What you have to do:
Every entry should be copied exactly, with nothing added or dropped.

Input for this task:
@@ -1067,6 +1069,22 @@
         planes_in_unit = gw.count;
         rng = spectrum_rng<H, false>(seed, stream_id, plane_offset / group + gw.grp, tid);
         for (int i = 0; i < gw.first; ++i) skip_plane<H, W, false>(rng, tid);
+        asm volatile("" : "+v"(rng.R.x), "+v"(rng.R.c), "+v"(rng.E.x), "+v"(rng.E.c));
+        __builtin_amdgcn_sched_barrier(0);
+#pragma unroll
+        for (int it = 0; it < ITER; ++it) {
+            const int p = tid + it * NT, kx = 1 + (p & (M - 1));
+            const bool live = p < PAIRS && kx < M;
+            if (wa) {
+                wgt[it] = live ? wa[it] : 0.0f;
+                wgt[it + ITER] = live ? wb[it] : 0.0f;
+            } else {
+                wgt[it] = filter_weight(wgt[it]);
+                wgt[it + ITER] = filter_weight(wgt[it + ITER]);
+            }
+            prod[it] = 1.0f;
+            prod[it + ITER] = 1.0f;
+        }
         if (tid < H) {
             for (int b = 0; b < gw.count; ++b) {
                 const uint32_t r0 = rng.E.next();
@@ -1146,14 +1164,14 @@
 #if SONAR_PIPE_KERNARG_TOUCH
     kernarg_touch_for(filter, out, planes, seed, stream_id, plane_offset, group, split, partials, na, next_stream, partials_next);
 #endif
+    SONAR_PIPE_STAMP_ENTRY();
     using C = PlaneCfg<H, W>;
     constexpr int NT = 512, NALL = 1024;
     static_assert(plane_threads<H, W>() == NT && W == 128 && H == 128, "one 8-wave team per plane, slot = one radix-16 column item");
     constexpr int M = C::M, S = C::S, Wh = M + 1, RN1 = C::RN1, RN2 = C::RN2, CN1 = H / 8, CN2 = 8, ITER = draw_iters<H, W>();
     constexpr int LM = draw_shift<W>();
-    constexpr int kChunk[2] = {SONAR_PIPE_CHUNKS};
-    constexpr int E0 = kChunk[0], E1 = E0 + kChunk[1];
-    static_assert(E1 <= ITER && ITER == CN1 / 2, "chunks of whole pair iterations");
+    constexpr int kChunk[2] = {SONAR_PIPE_CHUNKS}, kChunk0[2] = {SONAR_PIPE_CHUNKS0};
+    static_assert(ITER == CN1 / 2, "a slot's pair iterations are the inputs of its radix-16 item");
     constexpr int BUF = H * S;
     __shared__ c32 PLANES[2 * BUF];
     __shared__ c32 EDGE[3 * H];
@@ -1183,10 +1201,12 @@
     float nm = scale, nc = 0.0f;
     static_assert(!NORM || kNPart == NALL, "one partial pair per thread");
     [[maybe_unused]] double pre_s = 0.0, pre_q = 0.0;
-    if constexpr (NORM) {
-        pre_s = na.partials[2 * threadIdx.x];
-        pre_q = na.partials[2 * threadIdx.x + 1];
-    }
+    auto request_partials = [&]() {
+        if constexpr (NORM) {
+            pre_s = na.partials[2 * threadIdx.x];
+            pre_q = na.partials[2 * threadIdx.x + 1];
+        }
+    };
     auto leave_wave_sums = [&]() {
         if constexpr (NORM) {
             const double ws = wave_sum(pre_s), wq = wave_sum(pre_q);
@@ -1222,29 +1242,45 @@
     if (drawer) {
         __builtin_amdgcn_s_setprio(SONAR_PIPE_PRIO_DRAW);
         const c32* const Q = EDGE + 2 * H;
-        SpectrumRng rng;
         float wa[ITER], wb[ITER];
-        bool neg = false;
 #pragma unroll
         for (int it = 0; it < ITER; ++it) {
             const int p = tid + it * NT, pos = (p >> LM) * Wh + 1 + (p & (M - 1));
-            const float fa = filter[pos], fb = filter[pos + (H / 2) * Wh];
-            wa[it] = filter_weight(fa);
-            wb[it] = filter_weight(fb);
-            neg = neg || fa < 0.0f || fb < 0.0f;
-        }
-        const bool wave_neg = __builtin_amdgcn_ballot_w64(neg) != 0;
+            wa[it] = filter[pos];
+            wb[it] = filter[pos + (H / 2) * Wh];
+        }
+        request_partials();
+        __builtin_amdgcn_sched_barrier(0);
         c32 ctw[CN1];
 #pragma unroll
         for (int k1 = 0; k1 < CN1; ++k1) ctw[k1] = c_tw256[((wv * k1) * (256 / H)) & 255];
         const int col = (lane + 1) & (M - 1);
         int64_t unit = blockIdx.x;
         int gp = 0;
-        for (int j = 0; j < n; ++j) {
+        SpectrumRng rng;
+        {
+            const GroupWalk gw(unit, group, split);
+            rng = spectrum_seed<true>(seed, stream_id, group0 + gw.grp, tid, false);
+            for (int i = 0; i < gw.first; ++i) skip_plane<H, W, true, false>(rng, tid);
+        }
+        asm volatile("" : "+v"(rng.R.x), "+v"(rng.R.c), "+v"(rng.T.x), "+v"(rng.T.c));
+        __builtin_amdgcn_sched_barrier(0);
+        bool neg = false;
+#pragma unroll
+        for (int it = 0; it < ITER; ++it) {
+            const float fa = wa[it], fb = wb[it];
+            wa[it] = filter_weight(fa);
+            wb[it] = filter_weight(fb);
+            neg = neg || fa < 0.0f || fb < 0.0f;
+        }
+        const bool wave_neg = __builtin_amdgcn_ballot_w64(neg) != 0;
+        auto iteration = [&](auto k0, auto k1, const int j) __attribute__((always_inline)) {
+            constexpr int K0 = decltype(k0)::value, K1 = K0 + decltype(k1)::value;
+            static_assert(K1 <= ITER, "chunks of whole pair iterations");
             c32* const A = PLANES + (j & 1) * BUF;
             c32 v[CN1];
             SONAR_PIPE_STAMP(0);
-            if (gp == 0) {
+            if (gp == 0 && j != 0) {
                 const GroupWalk gw(unit, group, split);
                 if (j == per_unit) {
                     const uint4 rt = SEED_RT[tid];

Task output:
@@ -1067,6 +1069,22 @@
         planes_in_unit = gw.count;
         rng = spectrum_rng<H, false>(seed, stream_id, plane_offset / group + gw.grp, tid);
         for (int i = 0; i < gw.first; ++i) skip_plane<H, W, false>(rng, tid);
+        asm volatile("" : "+v"(rng.R.x), "+v"(rng.R.c), "+v"(rng.E.x), "+v"(rng.E.c));
+        __builtin_amdgcn_sched_barrier(0);
+#pragma unroll
+        for (int it = 0; it < ITER; ++it) {
+            const int p = tid + it * NT, kx = 1 + (p & (M - 1));
+            const bool live = p < PAIRS && kx < M;
+            if (wa) {
+                wgt[it] = live ? wa[it] : 0.0f;
+                wgt[it + ITER] = live ? wb[it] : 0.0f;
+            } else {
+                wgt[it] = filter_weight(wgt[it]);
+                wgt[it + ITER] = filter_weight(wgt[it + ITER]);
+            }
+            prod[it] = 1.0f;
+            prod[it + ITER] = 1.0f;
+        }
         if (tid < H) {
             for (int b = 0; b < gw.count; ++b) {
                 const uint32_t r0 = rng.E.next();
@@ -1146,14 +1164,14 @@
 #if SONAR_PIPE_KERNARG_TOUCH
     kernarg_touch_for(filter, out, planes, seed, stream_id, plane_offset, group, split, partials, na, next_stream, partials_next);
 #endif
+    SONAR_PIPE_STAMP_ENTRY();
     using C = PlaneCfg<H, W>;
     constexpr int NT = 512, NALL = 1024;
     static_assert(plane_threads<H, W>() == NT && W == 128 && H == 128, "one 8-wave team per plane, slot = one radix-16 column item");
     constexpr int M = C::M, S = C::S, Wh = M + 1, RN1 = C::RN1, RN2 = C::RN2, CN1 = H / 8, CN2 = 8, ITER = draw_iters<H, W>();
     constexpr int LM = draw_shift<W>();
-    constexpr int kChunk[2] = {SONAR_PIPE_CHUNKS};
-    constexpr int E0 = kChunk[0], E1 = E0 + kChunk[1];
-    static_assert(E1 <= ITER && ITER == CN1 / 2, "chunks of whole pair iterations");
+    constexpr int kChunk[2] = {SONAR_PIPE_CHUNKS}, kChunk0[2] = {SONAR_PIPE_CHUNKS0};
+    static_assert(ITER == CN1 / 2, "a slot's pair iterations are the inputs of its radix-16 item");
     constexpr int BUF = H * S;
     __shared__ c32 PLANES[2 * BUF];
     __shared__ c32 EDGE[3 * H];
@@ -1183,10 +1201,12 @@
     float nm = scale, nc = 0.0f;
     static_assert(!NORM || kNPart == NALL, "one partial pair per thread");
     [[maybe_unused]] double pre_s = 0.0, pre_q = 0.0;
-    if constexpr (NORM) {
-        pre_s = na.partials[2 * threadIdx.x];
-        pre_q = na.partials[2 * threadIdx.x + 1];
-    }
+    auto request_partials = [&]() {
+        if constexpr (NORM) {
+            pre_s = na.partials[2 * threadIdx.x];
+            pre_q = na.partials[2 * threadIdx.x + 1];
+        }
+    };
     auto leave_wave_sums = [&]() {
         if constexpr (NORM) {
             const double ws = wave_sum(pre_s), wq = wave_sum(pre_q);
@@ -1222,29 +1242,45 @@
     if (drawer) {
         __builtin_amdgcn_s_setprio(SONAR_PIPE_PRIO_DRAW);
         const c32* const Q = EDGE + 2 * H;
-        SpectrumRng rng;
         float wa[ITER], wb[ITER];
-        bool neg = false;
 #pragma unroll
         for (int it = 0; it < ITER; ++it) {
             const int p = tid + it * NT, pos = (p >> LM) * Wh + 1 + (p & (M - 1));
-            const float fa = filter[pos], fb = filter[pos + (H / 2) * Wh];
-            wa[it] = filter_weight(fa);
-            wb[it] = filter_weight(fb);
-            neg = neg || fa < 0.0f || fb < 0.0f;
-        }
-        const bool wave_neg = __builtin_amdgcn_ballot_w64(neg) != 0;
+            wa[it] = filter[pos];
+            wb[it] = filter[pos + (H / 2) * Wh];
+        }
+        request_partials();
+        __builtin_amdgcn_sched_barrier(0);
         c32 ctw[CN1];
 #pragma unroll
         for (int k1 = 0; k1 < CN1; ++k1) ctw[k1] = c_tw256[((wv * k1) * (256 / H)) & 255];
         const int col = (lane + 1) & (M - 1);
         int64_t unit = blockIdx.x;
         int gp = 0;
-        for (int j = 0; j < n; ++j) {
+        SpectrumRng rng;
+        {
+            const GroupWalk gw(unit, group, split);
+            rng = spectrum_seed<true>(seed, stream_id, group0 + gw.grp, tid, false);
+            for (int i = 0; i < gw.first; ++i) skip_plane<H, W, true, false>(rng, tid);
+        }
+        asm volatile("" : "+v"(rng.R.x), "+v"(rng.R.c), "+v"(rng.T.x), "+v"(rng.T.c));
+        __builtin_amdgcn_sched_barrier(0);
+        bool neg = false;
+#pragma unroll
+        for (int it = 0; it < ITER; ++it) {
+            const float fa = wa[it], fb = wb[it];
+            wa[it] = filter_weight(fa);
+            wb[it] = filter_weight(fb);
+            neg = neg || fa < 0.0f || fb < 0.0f;
+        }
+        const bool wave_neg = __builtin_amdgcn_ballot_w64(neg) != 0;
+        auto iteration = [&](auto k0, auto k1, const int j) __attribute__((always_inline)) {
+            constexpr int K0 = decltype(k0)::value, K1 = K0 + decltype(k1)::value;
+            static_assert(K1 <= ITER, "chunks of whole pair iterations");
             c32* const A = PLANES + (j & 1) * BUF;
             c32 v[CN1];
             SONAR_PIPE_STAMP(0);
-            if (gp == 0) {
+            if (gp == 0 && j != 0) {
                 const GroupWalk gw(unit, group, split);
                 if (j == per_unit) {
                     const uint4 rt = SEED_RT[tid];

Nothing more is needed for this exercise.